Paper Rad's "The Peace Tape" was made in 2009 with dozens of random clips and video animation flashing quickly across the screen to electronic music. To me, the original video created an essence of "culture" or "life", because the clips were so random and were all things that we see in everyday life in this decade. But I also felt that despite the fact that the video was created in 2009, the piece gave off a 90's vibe. I wanted to update the project by bringing it to the present moment.
"....With a title hearkening back to the analog era,The Peace Tapeis a frenetic remix of old and new "found" video. Culling his sources from thrift stores (countless straight-to-VHS childrens' programs), the Internet (a single YouTube clip featuring "dog in a dog costume"), and his own designs (flash animation of eyes and mouths, subliminal flickers of text), Ciocci concentrates hours of light entertainment into a dense, four-minute block..."--Jacob Ciocci (see link below)
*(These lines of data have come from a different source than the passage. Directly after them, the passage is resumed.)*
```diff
+			const ContactArrays& B = W.ca[1 - S->cur];
+			const uint64_t key = C.key[i];
+			const float4 mat = C.mat[i];
+			const int color = C.color[i];
+			const int mgr = C.mgr[i];
+			const int chunkId = (int)blockIdx.x, group = chunkId / COLLIDE_GROUP, inGroup = chunkId % COLLIDE_GROUP;
+			int before = 0;
+			bool gaveUp = false;
+			for (int q = (int)threadIdx.x; q < inGroup + group; q += (int)blockDim.x)
+			{
+				const unsigned* src = lookBackWord(cc, chunkId, q);
+				before += radixAwait(src, q < (int)blockDim.x ? early : __hip_atomic_load(src, __ATOMIC_RELAXED, __HIP_MEMORY_SCOPE_AGENT), cc.tag, cc.abortWord, gaveUp);
+			}
+			before = waveSumInt(before);
+			if (waveLane() == 0) s_before[threadIdx.x >> 6] = before;
+			__syncthreads();
+			const int j = s_before[0] + s_before[1] + s_before[2] + s_before[3] + rank;
+			if (valid && keep && j <= i)
+			{
+				B.ids[j] = ids;
+				B.key[j] = key;
+				B.flags[j] = flags;
+				B.mat[j] = mat;
+				B.man0[j] = now.man0();
+				B.man1[j] = now.man1();
+				B.imp[j] = now.imp();
+				B.man3[j] = now.man3();
+				B.color[j] = color;
+				B.mgr[j] = mgr;
+				if (mgr >= 0) W.toiPos2c[mgr] = j;
+			}
+			else if (valid && !keep && ksOn)
+			{
+				if (!htDelete(W, ksMask, key + 1ull)) __hip_atomic_fetch_add(W.arriveTree + (size_t)ARRIVE_COMPACT * TREE_WORDS, 1ull, __ATOMIC_RELAXED, __HIP_MEMORY_SCOPE_AGENT);
+			}
+			break;
+		}
+	}
+	if (COMPACT)
+	{
+		if (blockIdx.x == 0 && threadIdx.x == 0 && (long long)n > (long long)gridDim.x * cc.chunk) atomicOr(cc.abortWord, SCAN_ABORT_BIT);
+	}
+	{
+		__shared__ int s_census[2];
+		if (threadIdx.x == 0) { s_census[0] = 0; s_census[1] = 0; }
+		__syncthreads();
+		nDestroy = waveSumInt(nDestroy);
+		nTouch = waveSumInt(nTouch);
+		if (waveLane() == 0)
+		{
+			if (nDestroy) atomicAdd(&s_census[0], nDestroy);
+			if (nTouch) atomicAdd(&s_census[1], nTouch);
+		}
+		__syncthreads();
+		const bool fit = (unsigned)W.capContacts <= TREE_SUM_MAX;
+		if (!fit && threadIdx.x == 0)
+		{
+			if (s_census[0]) atomicAdd(&S->c.nDestroy, s_census[0]);
+			if (s_census[1]) atomicAdd(&S->c.nTouching, s_census[1]);
+		}
+		unsigned t0 = 0u, t1 = 0u;
+		if (b2dLastBlockArrive(W, ARRIVE_COLLIDE, fit ? (unsigned)s_census[0] : 0u, fit ? (unsigned)s_census[1] : 0u, &t0, &t1))
+		{
+			if (threadIdx.x == 0)
+			{
+				if (t0) atomicAdd(&S->c.nDestroy, (int)t0);
+				if (t1) atomicAdd(&S->c.nTouching, (int)t1);
+				if (COMPACT)
+				{
+					S->c.nContacts = n - (int)t0;
+					S->cur = 1 - S->cur;
+					if (ksOn)
+					{
+						const unsigned long long lost = __hip_atomic_exchange(W.arriveTree + (size_t)ARRIVE_COMPACT * TREE_WORDS, 0ull, __ATOMIC_RELAXED, __HIP_MEMORY_SCOPE_AGENT);
+						S->c.ksStats[KS_TOMBSTONES] += (unsigned long long)t0 - lost;
+						if (lost) { S->c.ksStats[KS_NOT_FOUND] += lost; S->c.ksStale = 1; }
+					}
+				}
+			}
+			if (ORDER) toiOrderDestroy(W, s_raw);
+		}
+	}
diff --git a/box2d-mt_amd/csrc/b2hip_api_callbacks.h b/box2d-mt_amd/csrc/b2hip_api_callbacks.h
--- a/box2d-mt_amd/csrc/b2hip_api_callbacks.h
+++ b/box2d-mt_amd/csrc/b2hip_api_callbacks.h
@@ -227,6 +227,12 @@
 		stats[KS_STATS] = c.ksFill;
 		stats[KS_STATS + 1] = c.ksMask;
 		memcpy(out, stats + first, (size_t)count * sizeof(long long));
+		return 0;
+	}
+	case 24:
+	{
+		if (first != 0 || count != 1) return setError(B2HIP_ERR_INVALID, "narrow-phase statistics: [0, 1)");
+		memcpy(out, &w->statCollideCompact, sizeof(long long));
 		return 0;
 	}
 	default: return setError(B2HIP_ERR_INVALID, "bad array id");
diff --git a/box2d-mt_amd/csrc/b2hip_api_snapshot.h b/box2d-mt_amd/csrc/b2hip_api_snapshot.h
--- a/box2d-mt_amd/csrc/b2hip_api_snapshot.h
+++ b/box2d-mt_amd/csrc/b2hip_api_snapshot.h
@@ -303,6 +303,7 @@
 	w->shadowDev = nullptr;
 	w->stateCount = h.stateCount;
 	*w->h_dstate = ds;
+	w->contactsKnown = false;
 #define SNAP_UP(arr, s) do { if ((s).bytes && hipMemcpy(w->arr.p, (s).p, (s).bytes, hipMemcpyHostToDevice) != hipSuccess) return fail(setError(B2HIP_ERR_HIP, "snapshot upload failed (" #arr ")")); } while (0)
 	if (hipMemcpy(w->d_state.p, &ds, sizeof(DState), hipMemcpyHostToDevice) != hipSuccess) return fail(setError(B2HIP_ERR_HIP, "snapshot upload failed (state block)"));
 	w->pubSeq = ds.pubCount;
diff --git a/box2d-mt_amd/csrc/b2hip_api_step.h b/box2d-mt_amd/csrc/b2hip_api_step.h
--- a/box2d-mt_amd/csrc/b2hip_api_step.h
+++ b/box2d-mt_amd/csrc/b2hip_api_step.h
@@ -663,6 +663,7 @@
 		w->last.toiOverflow = c.toiOverflow;
 		if (c.toiOverflow) return setError(B2HIP_ERR_CAPACITY, "TOI event scratch overflow (flags " + std::to_string(c.toiOverflow) + ")");
 	}
+	w->contactsKnown = true;
 	if (w->sp.dt > 0.0f) w->inv_dt0 = w->sp.inv_dt;
 	if (w->def.continuous && w->sp.dt > 0.0f) w->stepComplete = c.toiIncomplete == 0;
 	w->stepActive = false;
diff --git a/box2d-mt_amd/csrc/b2hip_api_world.h b/box2d-mt_amd/csrc/b2hip_api_world.h
--- a/box2d-mt_amd/csrc/b2hip_api_world.h
+++ b/box2d-mt_amd/csrc/b2hip_api_world.h
@@ -208,7 +208,7 @@
 	w->li_bodies.release(); w->li_contacts.release(); w->li_roots.release(); w->li_color.release(); w->colorCount.release();
 	w->colorStart.release(); w->colorCursor.release(); w->li_sorted.release(); w->bodyClaim.release(); w->rootPen.release();
 	w->bodyActive.release(); w->bodyRest.release(); w->b_posv.release(); w->evKey.release(); w->evInfo.release(); w->uncolList.release(); w->compactList.release(); w->gridBar.release(); w->hubRowOf.release(); w->hubList.release(); w->hubDelta.release(); w->hubMeta.release(); w->hubFirst.release(); w->solveSnapBody.release(); w->solveSnapImp.release(); w->solveSnapCFlags.release(); w->solveSnapJoints.release(); w->solveSnapGears.release();
-	w->b_proxyHead.release(); w->p_next.release(); w->toiList.release(); w->toiPos2c.release(); w->toiDestroyList.release(); w->toiNewList.release();
+	w->b_proxyHead.release(); w->p_next.release(); w->toiList.release(); w->toiPos2c.release(); w->toiDestroyList.release(); w->toiNewList.release(); w->collideCounts.release(); w->collideGroups.release();
 	w->b_toiGroup.release(); w->toiGroups.release(); w->toiGroupCount.release(); w->toiGroupList.release(); w->toiMoved.release(); w->toiNew.release(); w->toiParent.release(); w->toiDomOf.release(); w->toiDomRoot.release(); w->toiDomCount.release(); w->toiDomBase.release(); w->toiDomFill.release(); w->toiDomFailed.release(); w->toiDomEvents.release(); w->toiDomList.release(); w->toiHull.release(); w->snapBody.release(); w->snapFat.release();
 	w->c_mgr[0].release(); w->c_mgr[1].release(); w->dbgPreVel.release(); w->dbgVel.release(); w->dbgLi.release();
 	w->rootSleepMin.release(); w->bodyColorMask.release(); w->rootDone.release(); w->lc.release(); w->warmDelta.release();
diff --git a/box2d-mt_amd/csrc/b2hip_host_phases.h b/box2d-mt_amd/csrc/b2hip_host_phases.h
--- a/box2d-mt_amd/csrc/b2hip_host_phases.h
+++ b/box2d-mt_amd/csrc/b2hip_host_phases.h
@@ -172,6 +172,7 @@
 
 static int findNewContacts(b2hip_world* w, bool sync)
 {
+	w->contactsKnown = false;
 	for (int attempt = 0; sync && attempt < 4; ++attempt)
 	{
 		int rc = findNewContactsOnce(w, true);
@@ -239,6 +240,36 @@
 	const bool stage = w->collideStage < 0 ? many : w->collideStage != 0;
 	const int sort = w->collideSortEnv < 0 ? (many ? 1 : 0) : (w->collideSortEnv != 0 ? 1 : 0);
 	const int uni = w->collideUniOff ? 0 : 4;
+	const bool known = w->contactsKnown;
+	w->contactsKnown = false;
+	bool compact = w->collideCompactOn && split && !stage && sort == 0 && known && w->h_dstate->c.nToiOrder == 0 && w->h_dstate->c.nContacts >= 0 &&
+		!d.preSolveOn && !d.eventsOn && !w->spatial && d.shardCount <= 1 && (unsigned)d.capContacts <= TREE_SUM_MAX;
+	if (compact)
+	{
+		hipStreamCaptureStatus capturing = hipStreamCaptureStatusNone;
+		(void)hipStreamIsCapturing(w->stream, &capturing);
+		compact = capturing == hipStreamCaptureStatusNone;
+	}
+	const size_t chunks = compact ? ((size_t)w->h_dstate->c.nContacts + w->collideChunk - 1) / w->collideChunk : 0;
+	if (compact && (chunks > w->collideCounts.cap || chunks / COLLIDE_GROUP + 1 > w->collideGroups.cap)) compact = false;
+	if (compact)
+	{
+		if (w->collideEpoch >= 0xffffu)
+		{
+			HIP_TRY(hipMemsetAsync(w->collideCounts.p, 0, w->collideCounts.cap * sizeof(unsigned), w->stream));
+			HIP_TRY(hipMemsetAsync(w->collideGroups.p, 0, w->collideGroups.cap * sizeof(unsigned), w->stream));
+			w->collideEpoch = 0u;
+		}
+		CollideCompactArgs cc;
+		cc.counts = w->collideCounts.p;
+		cc.groups = w->collideGroups.p;
+		cc.abortWord = w->scanCtx.abortWord;
+		cc.tag = ++w->collideEpoch;
+		cc.chunk = w->collideChunk;
+		w->statCollideCompact += 1;
+		LAUNCH(w, (k_collide<0, false, true>), (int)std::max<size_t>(chunks, 1), 256, d, uni, cc);
+		return ktBracket(w, 2, 5);
+	}
 	if (stage) LAUNCH(w, (k_collide<1, true>), gridFor(d.capContacts), 256, d, sort);
 	else if (split)
 	{
diff --git a/box2d-mt_amd/csrc/b2hip_host_world.h b/box2d-mt_amd/csrc/b2hip_host_world.h
--- a/box2d-mt_amd/csrc/b2hip_host_world.h
+++ b/box2d-mt_amd/csrc/b2hip_host_world.h
@@ -247,6 +247,12 @@
 	int collideStage = -1;
 	int solidRoundsEnv = 0;
 	int collideSplitEnv = -1;
+	bool collideCompactOn = true;
+	int collideChunk = 256;
+	bool contactsKnown = false;
+	DevArray<unsigned> collideCounts, collideGroups;
+	unsigned collideEpoch = 0;
+	long long statCollideCompact = 0;
 	bool collideUniOff = false;
 	int collideSortEnv = -1;
 	hipStream_t stream2 = nullptr;
@@ -743,6 +749,8 @@
 	w->profileDetail = envInt("B2HIP_PROFILE_DETAIL", 1) != 0;
 	if (const char* e = getenv("B2HIP_SOLID_ROUNDS")) { const int v = atoi(e); w->solidRoundsEnv = (v == 1 || v == 2 || v == 4 || v == 8) ? v : 0; }
 	w->collideSplitEnv = envInt("B2HIP_COLLIDE_SPLIT", -1);
+	w->collideCompactOn = envInt("B2HIP_COLLIDE_COMPACT", 1) != 0;
+	w->collideChunk = std::min(std::max(envInt("B2HIP_TEST_COLLIDE_CHUNK", 256), 1), 256);
 	w->collideUniOff = envInt("B2HIP_COLLIDE_UNI", 1) == 0;
 	w->collideSortEnv = envInt("B2HIP_COLLIDE_SORT", -1);
 	w->sortOnepass = envInt("B2HIP_SORT_ONEPASS", 1) != 0;
@@ -876,6 +884,12 @@
 		ENS(radixGlobalHist, 2 * RADIX_MAX_PASSES * RADIX_DIGITS);
 	}
 	ENS(keepFlag, cc + 1); ENS(keepScan, cc + 2);
+	if (w->collideCompactOn)
+	{
+		const size_t chunks = cc / (size_t)w->collideChunk + 2;
+		rc = w->collideCounts.ensure(chunks, s, false); if (rc) return rc;
+		rc = w->collideGroups.ensure(chunks / COLLIDE_GROUP + 2, s, false); if (rc) return rc;
+	}
 	ENS(toiList, cc); ENS(toiPos2c, cc); ENS(toiDestroyList, cc); ENS(toiNewList, TOI_NEW_LIST_MAX);
 	ENS(b_toiGroup, nb); ENS(toiGroups, nb); ENS(toiGroupCount, std::min<size_t>(nb, TOI_GROUPS_MAX)); ENS(toiGroupList, std::min<size_t>(nb, TOI_GROUPS_MAX) * CHAIN_ADJ_MAX); ENS(toiMoved, TOI_MOVED_ALL_MAX); ENS(toiNew, 8 * TOI_NEWPAIR_MAX); ENS(toiParent, nb); ENS(toiDomOf, nb); ENS(toiDomRoot, TOI_DOMAINS_MAX); ENS(toiDomCount, TOI_DOMAINS_MAX); ENS(toiDomBase, TOI_DOMAINS_MAX); ENS(toiDomFill, TOI_DOMAINS_MAX); ENS(toiDomFailed, TOI_DOMAINS_MAX); ENS(toiDomEvents, TOI_DOMAINS_MAX); ENS(toiDomList, cc); ENS(toiHull, np); ENS(snapBody, 5 * nb); ENS(snapFat, np);
 	{
@@ -1313,6 +1327,7 @@
 	rc = readState(w);
 	if (rc) return rc;
 	w->editOps.clear();
+	w->contactsKnown = true;
 	w->lastContacts = w->h_dstate->c.nContacts;
 	w->last.nContacts = w->lastContacts;
 	return 0;
```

I debated back and forth how to do this for a while, as it was hard for me to come up with a way to update something made so recently. At first I thought I could think of random images from youtube, media, etc., such as let's say, the top 5 famous people, events, pieces of art, places, anything to do with culture flashing across the screen. But I wasn't satisfied with how that was turning out... So then I tried looking at each individual clip in the original video (there were over 100 clips, each around 1 second long), identified what it was, and tried to find an 'equivalent' clip posted on Youtube no earlier than 2011. I realized however that I was simply redoing someone else's work, and felt that the idea was unexciting.
Finally I started taking a look at website like dump.fm, which allow people to upload .gif files, video files, pictures, music, and art live in the present moment. The great part about these sites is that they contain the most random fragments of digital art, so they were absolutely perfect for me to use.I had to buy a program online that converts .gif files to a video file that I could use in a video editing program. I collected a ton of clips from various websites and put them together to music.
The music in the background is 'Don't be a Slave to No Computer' by Minotaur Shock. Minotaur Shock creates electronic music, and especially captured the feeling of cyberspace that I wanted to the end result of the project.
As an end result, the clips, .gif's, video files, music, and digital art flash across the screen much like the Paper Rad's original video, and yet because these images have circulated through the internet so recently they bring the project to the present day. I hope that after watching the film, viewers will come away with the idea that the updated version of the video speaks more to the present moment.